The Nine of Pentacles & Marie Kondo
I wasn’t planning on writing about the KonMari method - the tidying phenomenon created by Marie Kondo that’s sweeping the nation for a second time via her new Netflix show . In fact, I intentionally avoided it, thinking it would be too topical and click-bait-y.
But yesterday I was inspired to venture into my overstuffed closet and do some purging. After using Kondo’s technique, holding (or in my case, trying on) each item and determining whether it “sparks joy,” I came to some interesting realizations that synced up with the tarot and I just had to share it here.
One of my cards of the year is the Nine of Pentacles which I selected because I’m feeling called to take my finances seriously and dive deep into how and where I cheat myself out of feeling abundance. I, too, want to stand in a lush garden of glowing coins in a fantastic robe!
And as I started trying on my existing collection of “robes,” I was surprised to discover some unlikely candidates for “most authentic & joyful Gina uniforms.” What made me feel lush and competent like the Nine of Pentacles?
In a practical sense, it’s fun & punchy day dresses. But there’s one item that truly makes me feel decadent and powerful: insanely puffy 1950s cupcake ball gowns.
Over the years I’ve collected several, but usually with intense guilt. Where on earth was I going to wear these? In all my closet cleansings I go through the tortured motions of deciding to sell them. “It would be the fiscally responsible thing to do,” I tell myself, nevermind the fact that this is probably the only time I ever use the bloodcurdling (to me) phrase “fiscally responsible.”
And this time as I tried on the dresses I thought, “Wow, this makes me feel so incredibly amazing, it costs less than a pair of new shoes, and just looking at it makes me euphoric.” In other words, they sparks some serious, next-level joy.
Here’s where the Nine of Pentacles comes in, lest you think I’m running away on a passionate affair with tiered chiffon. In this card we see a figure clearly in touch with their ability to provide for themselves. They can see all their pentacles/coins and relish in their presence. They have enough and dress the part. There’s no guilt or shame or intense constriction (point of comparison: the Four of Pentacles).

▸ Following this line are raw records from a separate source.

struct ChunkRunner {
  const fhe_b200_params* par;
  cudaStream_t user;
  u32 count, chunk, ns;
  cudaEvent_t ev[5] = {nullptr, nullptr, nullptr, nullptr, nullptr};
  static u32 streams() { return switches().streams; }
  ChunkRunner(const fhe_b200_params* p, u32 n, cudaStream_t st) : par(p), user(st), count(n), chunk(chunk_size()), ns(1) {
    if (streams() < 2 || count <= chunk || chunk < streams()) return;
    ns = streams();
    chunk = (chunk + ns - 1) / ns;
    {
      std::lock_guard<std::mutex> g(par->mu);
      for (u32 i = 0; i < ns; i++)
        if (!par->side[i]) FHE_CUDA(cudaStreamCreateWithFlags(&par->side[i], cudaStreamNonBlocking));
    }
    for (u32 i = 0; i <= ns; i++) FHE_CUDA(cudaEventCreateWithFlags(&ev[i], cudaEventDisableTiming));
    FHE_CUDA(cudaEventRecord(ev[ns], user));
    for (u32 i = 0; i < ns; i++) FHE_CUDA(cudaStreamWaitEvent(par->side[i], ev[ns], 0));
  }
  template <class F>
  void run(F&& body) {
    u32 k = 0;
    for (u32 c0 = 0; c0 < count; c0 += chunk, k++) body(c0, std::min(chunk, count - c0), ns > 1 ? par->side[k % ns] : user);
    join();
  }
  void join() {
    if (ns < 2 || joined) return;
    joined = true;
    for (u32 i = 0; i < ns; i++)
      if (cudaEventRecord(ev[i], par->side[i]) == cudaSuccess) cudaStreamWaitEvent(user, ev[i], 0);
  }
  ~ChunkRunner() {
    join();
    for (cudaEvent_t e : ev)
      if (e) cudaEventDestroy(e);
  }
  bool joined = false;
};

void check_same(const fhe_b200_batch* a, const fhe_b200_batch* b) {
  if (a->par != b->par) throw FheError(FHE_B200_CONTEXT_MISMATCH, "ParameterMismatch: batches use different parameters");
  if (a->level != b->level) throw FheError(FHE_B200_INVALID_LEVEL, "InvalidLevel: operands are at different levels");
  if (a->mul_basis != b->mul_basis || a->limbs != b->limbs)
    throw FheError(FHE_B200_CONTEXT_MISMATCH, "PolynomialContextMismatch");
}
void need_repr(const fhe_b200_batch* b, int repr) {
  if (b->repr != repr) throw FheError(FHE_B200_INVALID_REPRESENTATION, "IncorrectRepresentation");
}
const RowIds& ids_of(const fhe_b200_batch* b) {
  const LevelData& lv = b->par->level(b->level);
  return b->mul_basis ? lv.mul_ids : lv.ctx_ids;
}

void key_switch_core(const fhe_b200_params* par, const fhe_b200_ksk* k, const u64* c2, u32 cts, const u64* base0,
                     const u64* base1, u64* out0, u64* out1, u32 out_ct_rows, Workspace& ws, cudaStream_t st) {
  const LevelData& kl = par->level(k->ksk_level);
  const u32 L = k->n_dig, Lk = k->Lk;
  u64* inter = ws.words(((size_t)cts * L * Lk) << par->logn);
  bool adjacent = false;
  if (k->log_base) {
    u64* dig = ws.words(((size_t)cts * L) << par->logn);
    launch_decompose(c2, dig, cts, L, k->log_base, par->logn, st);
    launch_ntt(dig, inter, cts * L, kl.ctx_ids, par->d_limbs, par->logn, false, 1, false, st, true);
  } else {
  u64 qmax = 0, qmin = ~0ull;
  for (u32 i = 0; i < L; i++) qmax = std::max(qmax, par->moduli[i]);
  for (u32 j = 0; j < Lk; j++) qmin = std::min(qmin, par->moduli[j]);
  const bool reduce = qmax > 4 * qmin - 1 || qmin < (1ull << 8);
  adjacent = Lk > 1 && ntt_uses_tma(cts * L * Lk, kl.ctx_ids, par->logn, Lk, c2, inter);
  if (adjacent && switches().ksmac == Switches::KSMAC_FUSED &&
      launch_key_switch_tma(c2, inter, k->k0, k->k1, base0, base1, out0, out1, cts, L, Lk, out_ct_rows, kl.ctx_ids,
                            par->d_limbs, par->logn, reduce, st))
    return;
  launch_ntt(c2, inter, cts * L * Lk, kl.ctx_ids, par->d_limbs, par->logn, false, Lk, reduce, st, true, adjacent, L);
  }
  launch_ksmac(inter, k->k0, k->k1, base0, base1, out0, out1, cts, L, Lk, out_ct_rows, kl.ctx_ids, par->d_limbs,
               par->logn, st, adjacent);
}

void key_switch_apply(const fhe_b200_params* par, const fhe_b200_ksk* k, const u64* c2, u32 cts, u64* out,
                      int base_mode, u64* base, Workspace& ws, cudaStream_t st) {
  const LevelData& cl = par->level(k->ct_level);
  const u32 L = cl.L, Lk = k->Lk, logn = par->logn;
  const size_t row = (size_t)1 << logn;
  if (Lk == L) {
    const u64* b0 = base_mode == 1 ? out : base_mode == 2 ? base : nullptr;
    const u64* b1 = base_mode == 1 ? out + L * row : nullptr;
    key_switch_core(par, k, c2, cts, b0, b1, out, out + L * row, 2 * L, ws, st);
    return;
  }
  u64* cur = ws.words((size_t)cts * 2 * Lk * row);
  key_switch_core(par, k, c2, cts, nullptr, nullptr, cur, cur + Lk * row, 2 * Lk, ws, st);
  const LevelData& kl = par->level(k->ksk_level);
  launch_ntt(cur, cur, cts * 2 * Lk, kl.ctx_ids, par->d_limbs, logn, true, 1, false, st);
  for (u32 lv = k->ksk_level; lv < k->ct_level; lv++) {
    const LevelData& from = par->level(lv);
    u64* nxt = ws.words((size_t)cts * 2 * (from.L - 1) * row);
    launch_switch_down(from.sd, cur, nxt, cts * 2, from.L, from.ctx_ids, par->d_limbs, logn, st);
    cur = nxt;
  }
  launch_ntt(cur, cur, cts * 2 * L, cl.ctx_ids, par->d_limbs, logn, false, 1, false, st);
  if (base_mode == 1) {
    launch_ew(EW_ADD, out, cur, (size_t)cts * 2 * L, cl.ctx_ids, par->d_limbs, logn, st);
  } else {
    FHE_CUDA(cudaMemcpyAsync(out, cur, (size_t)cts * 2 * L * row * sizeof(u64), cudaMemcpyDeviceToDevice, st));
    if (base_mode == 2) {
      FHE_CUDA(cudaMemset2DAsync(base + L * row, 2 * L * row * sizeof(u64), 0, L * row * sizeof(u64), cts, st));
      launch_ew(EW_ADD, out, base, (size_t)cts * 2 * L, cl.ctx_ids, par->d_limbs, logn, st);
    }
  }
}

void mul_core(const fhe_b200_params* par, const LevelData& lv, const u64* a, const u64* b, u32 cts, u64* out0,
              u64* out1, int split, Workspace& ws, cudaStream_t st) {
  const u32 L = lv.L, E = lv.E, K = lv.K, logn = par->logn;
  const size_t row = (size_t)1 << logn;
  u64* A_l = ws.words((size_t)cts * 2 * L * row);
  u64* A_r = ws.words((size_t)cts * 2 * L * row);
  u64* X_l = ws.words((size_t)cts * 2 * E * row);
  u64* X_r = ws.words((size_t)cts * 2 * E * row);
  u64* T = ws.words((size_t)cts * 3 * K * row);
  RowIds ext_ids;
  std::memset(&ext_ids, 0, sizeof(ext_ids));
  ext_ids.limbs_per_poly = E;
  for (u32 j = 0; j < E; j++) ext_ids.ids[j] = lv.mul_ids.ids[L + j];
  launch_ntt(a, A_l, cts * 2 * L, lv.ctx_ids, par->d_limbs, logn, true, 1, false, st);
  launch_ntt(b, A_r, cts * 2 * L, lv.ctx_ids, par->d_limbs, logn, true, 1, false, st);
  launch_scale(lv.ext.dev, par->d_limbs, A_l, X_l, nullptr, cts * 2, E, L, E, 0, logn, st);
  launch_scale(lv.ext.dev, par->d_limbs, A_r, X_r, nullptr, cts * 2, E, L, E, 0, logn, st);
  launch_ntt(X_l, X_l, cts * 2 * E, ext_ids, par->d_limbs, logn, false, 1, false, st);
  launch_ntt(X_r, X_r, cts * 2 * E, ext_ids, par->d_limbs, logn, false, 1, false, st);
  if (!launch_tensor_inverse_ntt(a, b, X_l, X_r, T, cts, L, K, lv.mul_ids, par->d_limbs, logn, st)) {
    launch_tensor(a, b, X_l, X_r, T, cts, L, L, L, K, lv.mul_ids, par->d_limbs, logn, st);
    launch_ntt(T, T, cts * 3 * K, lv.mul_ids, par->d_limbs, logn, true, 1, false, st);
  }
  launch_scale(lv.down.dev, par->d_limbs, T, out0, out1, cts * 3, L, 0, L, split, logn, st);
}

void mul_core_parts(const fhe_b200_params* par, const LevelData& lv, const u64* a, u32 na, const u64* b, u32 nb, u32 cts,
                    u64* out, Workspace& ws, cudaStream_t st) {
  const u32 L = lv.L, E = lv.E, K = lv.K, logn = par->logn, nc = na + nb - 1;
  const size_t row = (size_t)1 << logn;
  RowIds ext_ids;
  std::memset(&ext_ids, 0, sizeof(ext_ids));
  ext_ids.limbs_per_poly = E;
  for (u32 j = 0; j < E; j++) ext_ids.ids[j] = lv.mul_ids.ids[L + j];
  const u64* src[2] = {a, b};
  const u32 np[2] = {na, nb};
  u64* X[2];
  for (int s = 0; s < 2; s++) {
    u64* pb = ws.words((size_t)cts * np[s] * L * row);
    X[s] = ws.words((size_t)cts * np[s] * E * row);
    launch_ntt(src[s], pb, cts * np[s] * L, lv.ctx_ids, par->d_limbs, logn, true, 1, false, st);
    launch_scale(lv.ext.dev, par->d_limbs, pb, X[s], nullptr, cts * np[s], E, L, E, 0, logn, st);
    launch_ntt(X[s], X[s], cts * np[s] * E, ext_ids, par->d_limbs, logn, false, 1, false, st);
  }
  u64* T = ws.words((size_t)cts * nc * K * row);
  launch_tensor_nm(a, b, X[0], X[1], T, cts, L, E, na, nb, lv.mul_ids, par->d_limbs, logn, st);
  launch_ntt(T, T, cts * nc * K, lv.mul_ids, par->d_limbs, logn, true, 1, false, st);
  launch_scale(lv.down.dev, par->d_limbs, T, out, nullptr, cts * nc, L, 0, L, 0, logn, st);
}

void mul_core_general(const fhe_b200_multiplicator* m, const u64* a, const u64* b, u32 cts, u64* out, Workspace& ws,
                      cudaStream_t st) {
  const fhe_b200_params* par = m->par;
  const LevelData& lv = par->level(m->level);
  const u32 L = m->L, K = m->K, logn = par->logn;
  const size_t row = (size_t)1 << logn;
  const u64* src[2] = {a, b};
  const ScalerData* ext[2] = {&m->ext_l, &m->ext_r};
  const u32 nc[2] = {m->nc_l, m->nc_r};
  u64* X[2] = {nullptr, nullptr};
  for (int s = 0; s < 2; s++) {
    const u32 E = K - nc[s];
    if (!E) continue;
    u64* pb = ws.words((size_t)cts * 2 * L * row);
    X[s] = ws.words((size_t)cts * 2 * E * row);
    launch_ntt(src[s], pb, cts * 2 * L, lv.ctx_ids, par->d_limbs, logn, true, 1, false, st);
    launch_scale(ext[s]->dev, m->d_limbs, pb, X[s], nullptr, cts * 2, E, nc[s], E, 0, logn, st);
    RowIds ids;
    std::memset(&ids, 0, sizeof(ids));
    ids.limbs_per_poly = E;
    for (u32 j = 0; j < E; j++) ids.ids[j] = m->mul_ids.ids[nc[s] + j];
    launch_ntt(X[s], X[s], cts * 2 * E, ids, m->d_limbs, logn, false, 1, false, st);
  }
  u64* T = ws.words((size_t)cts * 3 * K * row);
  launch_tensor(a, b, X[0], X[1], T, cts, L, nc[0], nc[1], K, m->mul_ids, m->d_limbs, logn, st);
  launch_ntt(T, T, cts * 3 * K, m->mul_ids, m->d_limbs, logn, true, 1, false, st);
  if (m->nc_d)
    FHE_CUDA(cudaMemcpy2DAsync(out, L * row * 8, T, K * row * 8, m->nc_d * row * 8, (size_t)cts * 3,
                               cudaMemcpyDeviceToDevice, st));
  launch_scale(m->down.dev, m->d_limbs, T, out + m->nc_d * row, nullptr, cts * 3, L, m->nc_d, L - m->nc_d, 0, logn, st);
}

}

extern "C" {

#define API_BEGIN try {
#define API_END                                                                   \
  }                                                                               \
  catch (const FheError& e) { g_last_error = e.what(); return e.code; }           \
  catch (const CudaFail& f) {                                                     \
    g_last_error = std::string(f.what) + ": " + cudaGetErrorString(f.err);        \
    cudaGetLastError();                                                           \
    return f.err == cudaErrorMemoryAllocation ? FHE_B200_OUT_OF_MEMORY : FHE_B200_CUDA_ERROR; \
  }                                                                               \
  catch (const std::bad_alloc&) { g_last_error = "host out of memory"; return FHE_B200_OUT_OF_MEMORY; } \
  catch (const std::exception& e) { g_last_error = e.what(); return FHE_B200_INVALID_ARGUMENT; } \
  return FHE_B200_OK;
#define REQUIRE(c, code, msg) \
  do { if (!(c)) throw FheError(code, msg); } while (0)

const char* fhe_b200_version(void) { return "fhe_b200 0.1 (sm_90a)"; }
const char* fhe_b200_last_error(void) { return g_last_error.c_str(); }
uint64_t fhe_b200_launch_count(void) { return g_launches.load(); }

static int params_build(int device, uint32_t degree, const std::vector<u64>& moduli, const uint8_t* pt,
                        uint32_t pt_len, const uint64_t* psi, fhe_b200_params** out) {
  API_BEGIN
  REQUIRE(out && pt && pt_len, FHE_B200_INVALID_ARGUMENT, "null argument");
  REQUIRE(degree >= 8 && degree <= 65536 && (degree & (degree - 1)) == 0, FHE_B200_INVALID_DEGREE,
          "InvalidPolynomialDegree: " + std::to_string(degree));
  REQUIRE(!moduli.empty() && moduli.size() < 32, FHE_B200_INVALID_ARGUMENT, "MissingCiphertextModulusSpecification");
  std::unique_ptr<fhe_b200_params, void (*)(const fhe_b200_params*)> p(new fhe_b200_params(), params_release);
  struct Restore {
    int prev = -1;
    ~Restore() { if (prev >= 0) cudaSetDevice(prev); }
  } restore;
  if (device >= 0 && cudaGetDevice(&restore.prev) != cudaSuccess) { cudaGetLastError(); restore.prev = -1; }
  p->device = device;
  p->N = degree;
  p->logn = (u32)__builtin_ctz(degree);
  p->Lmax = (u32)moduli.size();
  p->moduli = moduli;
  p->t = BigUint::from_le_bytes(pt, pt_len);
  REQUIRE(!p->t.is_zero(), FHE_B200_INVALID_ARGUMENT, "plaintext modulus is zero");
  if (p->t.bits() <= 62 && p->t.to_u64() >= 2) {
    const ModulusH tm(p->t.to_u64());
    p->t_small = true;
    p->t_mod = PlainMod{tm.p, tm.bhi, tm.blo};
  }
  BigUint Q(1);
  for (size_t i = 0; i < moduli.size(); i++) {
    ModulusH m(moduli[i]);
    for (size_t j = 0; j < i; j++) REQUIRE(moduli[j] != moduli[i], FHE_B200_INVALID_MODULUS, "DuplicateModuli");
    REQUIRE(moduli[i] % (2 * (u64)degree) == 1 && is_prime_u64(moduli[i]), FHE_B200_NTT_UNAVAILABLE,
            "CiphertextModulusNotNttFriendly: " + std::to_string(moduli[i]));
    u64 tm = p->t.mod_u64(moduli[i]), dummy;
    REQUIRE(tm != 0 && invmod_h(tm, moduli[i], &dummy), FHE_B200_INVALID_MODULUS, "PlaintextModulusNotCoprime");
    p->moduli_sizes.push_back(64 - (u32)clz64(moduli[i]));
    Q = Q * BigUint(moduli[i]);
  }
  REQUIRE(p->t < Q, FHE_B200_INVALID_ARGUMENT, "PlaintextModulusExceedsCiphertextModulus");
  u64 ub = 1ull << 62;
  while (p->ext.size() != moduli.size() + 1) {
    REQUIRE(generate_prime(62, 2 * (u64)degree, ub, &ub), FHE_B200_INVALID_MODULUS, "NotEnoughPrimes");
    bool dup = false;
    for (u64 q : p->ext) dup |= q == ub;
    for (u64 q : moduli) dup |= q == ub;
    if (!dup) p->ext.push_back(ub);
  }
  p->primes = moduli;
  p->primes.insert(p->primes.end(), p->ext.begin(), p->ext.end());
  if (device >= 0) {
    int ndev = 0;
    if (cudaGetDeviceCount(&ndev) != cudaSuccess || device >= ndev) {
      cudaGetLastError();
      throw FheError(FHE_B200_NO_DEVICE, "CUDA device " + std::to_string(device) + " not available");
    }
    FHE_CUDA(cudaSetDevice(device));
    cudaMemPoolProps props;
    std::memset(&props, 0, sizeof(props));
    props.allocType = cudaMemAllocationTypePinned;
    props.handleTypes = cudaMemHandleTypeNone;
    props.location.type = cudaMemLocationTypeDevice;
    props.location.id = device;
    FHE_CUDA(cudaMemPoolCreate(&p->pool, &props));
    unsigned long long thr = ~0ull;
    FHE_CUDA(cudaMemPoolSetAttribute(p->pool, cudaMemPoolAttrReleaseThreshold, &thr));
    int off = 0;
    FHE_CUDA(cudaMemPoolSetAttribute(p->pool, cudaMemPoolReuseAllowInternalDependencies, &off));
  }
  for (size_t i = 0; i < p->primes.size(); i++) {
    u64 q = p->primes[i];
    u64 r = psi ? psi[i] : default_psi(q, degree);
    p->psi.push_back(r);
    p->tables.push_back(make_ntt_tables(q, degree, r));
    p->h_limbs.push_back(make_limb_dev(q, p->tables.back(), [&](const std::vector<ulonglong2>& v) { return p->to_dev(v); }));
  }
  p->d_limbs = p->to_dev(p->h_limbs);
  *out = p.release();
  API_END
}

int fhe_b200_params_create(int device, uint32_t degree, const uint64_t* moduli, uint32_t n_moduli,
                           const uint8_t* plaintext_le, uint32_t plaintext_len, const uint64_t* psi,
                           fhe_b200_params** out) {
  if (!moduli || !n_moduli) { g_last_error = "null moduli"; return FHE_B200_INVALID_ARGUMENT; }
  std::vector<u64> m(moduli, moduli + n_moduli);
  return params_build(device, degree, m, plaintext_le, plaintext_len, psi, out);
}

int fhe_b200_params_create_from_sizes(int device, uint32_t degree, const uint32_t* sizes, uint32_t n_moduli,
                                      const uint8_t* plaintext_le, uint32_t plaintext_len, fhe_b200_params** out) {
  if (!sizes || !n_moduli) { g_last_error = "null sizes"; return FHE_B200_INVALID_ARGUMENT; }
  if (degree < 8 || (degree & (degree - 1))) { g_last_error = "InvalidPolynomialDegree"; return FHE_B200_INVALID_DEGREE; }
  std::vector<u64> m;
  for (uint32_t i = 0; i < n_moduli; i++) {
    if (sizes[i] > 62 || sizes[i] < 10) { g_last_error = "InvalidModulusSize"; return FHE_B200_INVALID_MODULUS; }
    u64 ub = 1ull << sizes[i];
    for (;;) {
      u64 q;
      if (!generate_prime((int)sizes[i], 2 * (u64)degree, ub, &q)) { g_last_error = "NotEnoughPrimes"; return FHE_B200_INVALID_MODULUS; }
      bool dup = false;
      for (u64 x : m) dup |= x == q;
      if (!dup) { m.push_back(q); break; }
      ub = q;
    }
  }
  return params_build(device, degree, m, plaintext_le, plaintext_len, nullptr, out);
}
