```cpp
#pragma unroll
    for (int rep = 0; !EXACT && rep < STEPS; rep++) {
    EXP_PROBE_LANES(0, T.cur != kDone && !trav_parked(T));
    if (T.cur != kDone && !trav_parked(T)) {
      const uint32_t off = T.cur;
      wave_prio(PBRT_PRIO_FETCH);
      const uint4 W0 = EXP_NODE_LOAD(reinterpret_cast<const uint4 *>(quads + off));
      const uint4 W1 = EXP_NODE_LOAD(reinterpret_cast<const uint4 *>(quads + off + 16u));
      const uint4 W2 = EXP_NODE_LOAD(reinterpret_cast<const uint4 *>(quads + off + 32u));
      const uint4 W3 = EXP_NODE_LOAD(reinterpret_cast<const uint4 *>(quads + off + 48u));
      EXP_STEP_EXTRA_LOADS(quads, off, T);
      wave_prio(PBRT_PRIO_ARITH);
      if (COUNT) cn++;
      const float tfar = fminf(T.h.t, T.tmax);
      EXP_STEP_EXTRA_VALU(W0, tfar, T);
      float key[4];
      bool hit[4];
      quad_step<OVFR == 0u>(W0, W1, W2, o, inv, negx, negy, negz, tfar, key, hit);
#ifdef PBRT_PRIO_SELECT
      wave_prio(PBRT_PRIO_SELECT);
#endif
#include "quad_nearest.inc"
      const bool any_hit = hit[0] || hit[1] || hit[2] || hit[3];
      const uint32_t nearest = n0 ? W3.x : (n1 ? W3.y : (n2 ? W3.z : W3.w));
      if (OVFR != 0u && __builtin_expect(__ballot(T.sp >= lds_addr(stk - (threadIdx.x & 63u)) + (OVFR - 4u) * kRowBytes) != 0ull, 0)) {
        if (hit[3] && !n3) trav_push<OVFR>(T, stk, ovf, W3.w);
        if (hit[2] && !n2) trav_push<OVFR>(T, stk, ovf, W3.z);
        if (hit[1] && !n1) trav_push<OVFR>(T, stk, ovf, W3.y);
        if (hit[0] && !n0) trav_push<OVFR>(T, stk, ovf, W3.x);
        trav_enter(T, any_hit ? nearest : trav_pop<false, OVFR>(T, stk, stkt, ovf, cn));
      } else {
        const uint32_t below = T.sp - kRowBytes, top = lds_load(below);
        const uint32_t next = any_hit ? nearest : top;
        lds_store(T.sp, W3.w); T.sp += (hit[3] && !n3) ? kRowBytes : 0u;
        lds_store(T.sp, W3.z); T.sp += (hit[2] && !n2) ? kRowBytes : 0u;
        lds_store(T.sp, W3.y); T.sp += (hit[1] && !n1) ? kRowBytes : 0u;
        lds_store(T.sp, W3.x); T.sp += (hit[0] && !n0) ? kRowBytes : 0u;
        T.sp = any_hit ? T.sp : below;
        trav_enter(T, next);
      }
    }
    }

    const bool parked = trav_parked(T);
    const unsigned long long mleaf = __ballot(parked);
    if (mleaf != 0ull &&
        ((uint32_t)__popcll(mleaf) >= tune.min_parked ||
         (uint32_t)__popcll(mleaf) * 2u >= (uint32_t)__popcll(__ballot(T.cur != kDone && !parked)))) {
      const uint32_t cnt = parked ? (T.cur >> 24) & 0x7fu : 0u, first = T.cur & 0xffffffu;
      bool stop = false;
      EXP_LEAF_PREFETCH_BEGIN(parked, quads, T);
      EXP_PROBE_FLUSH(cnt);
      for (uint32_t i = 0;; i++) {
        if (__ballot(cnt > i && !stop) == 0ull) break;
        EXP_PROBE_LANES(2, cnt > i && !stop);
        if (cnt > i && !stop) {
          const uint32_t slot = first + i;
          wave_prio(PBRT_PRIO_FETCH);
          const float4 a = EXP_TRI_LOAD(reinterpret_cast<const float4 *>(tris + slot * (16u * kTriStride)));
          const float4 b = EXP_TRI_LOAD(reinterpret_cast<const float4 *>(tris + slot * (16u * kTriStride) + 16u));
          const float4 c = EXP_TRI_LOAD(reinterpret_cast<const float4 *>(tris + slot * (16u * kTriStride) + 32u));
          wave_prio(PBRT_PRIO_ARITH);
          if (COUNT) ct++;
#include "tri_test.inc"
          float ht = tsnap, hu = u, hv = v;
          if (SPH && __float_as_uint(c.w) != 0u) {
            const float r = b.x;
            float ts = 0.f;
            valid = sphere_hit(make_float4(a.x, a.y, a.z, r), o, d, T.tmax, ts);
            const V3 lo = {a.x - r, a.y - r, a.z - r}, hi = {a.x + r, a.y + r, a.z + r};
            const float sx0 = (lo.x - o.x) * inv1.x, sx1 = (hi.x - o.x) * inv1.x, sy0 = (lo.y - o.y) * inv1.y, sy1 = (hi.y - o.y) * inv1.y;
            const float sz0 = (lo.z - o.z) * inv1.z, sz1 = (hi.z - o.z) * inv1.z;
            const float stn = fmaxf(fmaxf(fminf(fminf(sx0, sx1), sx0), fminf(fminf(sy0, sy1), sy0)), fmaxf(fminf(fminf(sz0, sz1), sz0), kRayTMin));
            const float stf = fminf(fminf(fmaxf(fmaxf(sx0, sx1), sx0), fmaxf(fmaxf(sy0, sy1), sy0)), fmaxf(fmaxf(sz0, sz1), sz0));
            ht = fmaxf(ts, stn);
            valid = valid && stn <= stf * kOwnPad && ht < T.tmax;
            hu = 0.f; hv = 0.f;
          }
          const uint32_t id = __float_as_uint(a.w);
          const bool occl = valid && T.any != 0u;
          const bool closer = valid && T.any == 0u && (ht < T.h.t || (ht == T.h.t && id < T.h.prim));
          T.any = occl ? 3u : T.any;
          stop = stop || occl;
          T.h.t = closer ? ht : T.h.t;
          T.h.prim = closer ? id : T.h.prim;
          T.h.slot = closer ? slot : T.h.slot;
          T.h.b1 = closer ? hu : T.h.b1;
          T.h.b2 = closer ? hv : T.h.b2;
        }
      }
      EXP_LEAF_PREFETCH_END();
      const bool far_pop = OVFR != 0u && !EXACT &&
                           __ballot(parked && !stop && T.sp >= lds_addr(stk - (threadIdx.x & 63u)) + OVFR * kRowBytes) != 0ull;
      if (parked) {
        if (stop) {
          T.cur = kDone;
          T.sp = 0u;
        } else if (OVFR != 0u && __builtin_expect(far_pop, 0)) {
          trav_enter(T, trav_pop<EXACT, OVFR>(T, stk, stkt, ovf, cn));
        } else {
          trav_enter(T, trav_pop<EXACT, 0u>(T, stk, stkt, ovf, cn));
        }
      }
    }
  }
}

}
}
```

Before: 468.4.

## Streamline wave votes, rotate walk loop, and peel first leaf triangle test

```diff
diff --git a/pbrt_amd/csrc/kernel_walk.hpp b/pbrt_amd/csrc/kernel_walk.hpp
--- a/pbrt_amd/csrc/kernel_walk.hpp
+++ b/pbrt_amd/csrc/kernel_walk.hpp
@@ -171,6 +171,14 @@
   }
 }
 
+__device__ __forceinline__ unsigned long long wave_vote(bool p) {
+#ifdef PBRT_WALK_MASKS_OLD
+  return __ballot(p);
+#else
+  return __builtin_amdgcn_ballot_w64(p);
+#endif
+}
+
 template <bool EXACT, bool COUNT, uint32_t OVFR, int STEPS = PBRT_STEPS_PER_CHECK, bool SPH = false>
 __device__ __forceinline__ void trav_run(const DevScene &S, Trav &T, uint32_t *stk, float *stkt, uint32_t *ovf,
                                          const bool alive, const TravTuning tune, unsigned long long &cn,
@@ -187,13 +195,34 @@
   const char *nodes = reinterpret_cast<const char *>(S.nodes);
   const char *quads = reinterpret_cast<const char *>(S.quads);
   const char *tris = reinterpret_cast<const char *>(S.tris);
+#ifndef PBRT_WALK_MASKS_OLD
+  const unsigned long long malive = wave_vote(alive);
+  const uint32_t walkers_x64 = tune.min_walkers * (uint32_t)__popcll(malive);
+#endif
+#ifndef PBRT_WALK_ROTATE_OLD
+  const auto go_on = [&]() -> bool {
+    const bool walking = T.cur != kDone;
+    const unsigned long long mwalk = wave_vote(walking);
+#ifdef PBRT_WALK_MASKS_OLD
+    return mwalk != 0ull && !((uint32_t)__popcll(mwalk) * 64u < tune.min_walkers * (uint32_t)__popcll(__ballot(alive)) && __ballot(!walking && alive) != 0ull);
+#else
+    return mwalk != 0ull && !((uint32_t)__popcll(mwalk) * 64u < walkers_x64 && (malive & ~mwalk) != 0ull);
+#endif
+  };
+  if (go_on()) do {
+#else
   for (;;) {
     const bool walking = T.cur != kDone;
-    const unsigned long long mwalk = __ballot(walking);
+    const unsigned long long mwalk = wave_vote(walking);
     if (mwalk == 0ull) break;
+#ifdef PBRT_WALK_MASKS_OLD
     if ((uint32_t)__popcll(mwalk) * 64u < tune.min_walkers * (uint32_t)__popcll(__ballot(alive)) && __ballot(!walking && alive) != 0ull) break;
-
-    if (EXACT && walking && !trav_parked(T)) {
+#else
+    if ((uint32_t)__popcll(mwalk) * 64u < walkers_x64 && (malive & ~mwalk) != 0ull) break;
+#endif
+#endif
+
+    if (EXACT && T.cur != kDone && !trav_parked(T)) {
       const uint32_t off = T.cur * 64u;
       const uint4 q0 = *reinterpret_cast<const uint4 *>(nodes + off);
       const uint4 q1 = *reinterpret_cast<const uint4 *>(nodes + off + 16u);
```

In this card, we can see that being aware of your resources, celebrating them responsibly, and using them to express yourself leads to increased abundance. Our money should work for us, lift us up, and allow us to access meaningful experiences.
This brings us to my favorite symbol in the card: the hooded falcon perched on the main figure’s hand. It symbolizes our animal nature, the part of us that can get unruly, rebellious, and likes to follow its instincts unchecked, wherever they may lead.
In this card, however, the falcon has been trained. It sits calmly, ready to fly off at its owners bidding. Getting to this point takes patience, understanding, and a desire to look deep into ourselves. In my free-flying falcon days I may have spent a little too much on outlandish vintage dresses. Now, however, I know my weaknesses and have worked hard to tame them. I’ve directed my energy towards growing a garden and it’s providing enough to feel cozy an secure.
This is the time to send the falcon off on the mission or, in other words, let yourself enjoy some of the fruits of your labor, but do so in the service of your growth and abundance. So, in my case, allowing myself something that sparks joy in small doses - a cupcake dress every once in a blue moon - feathers my nest and gives me so much: inspiration, self-expression, and my own personal love of outlandish fantasy. All without running myself into debt or detracting from my larger goals.
It’s good to have a little wildness, especially when we can harness it to do our bidding.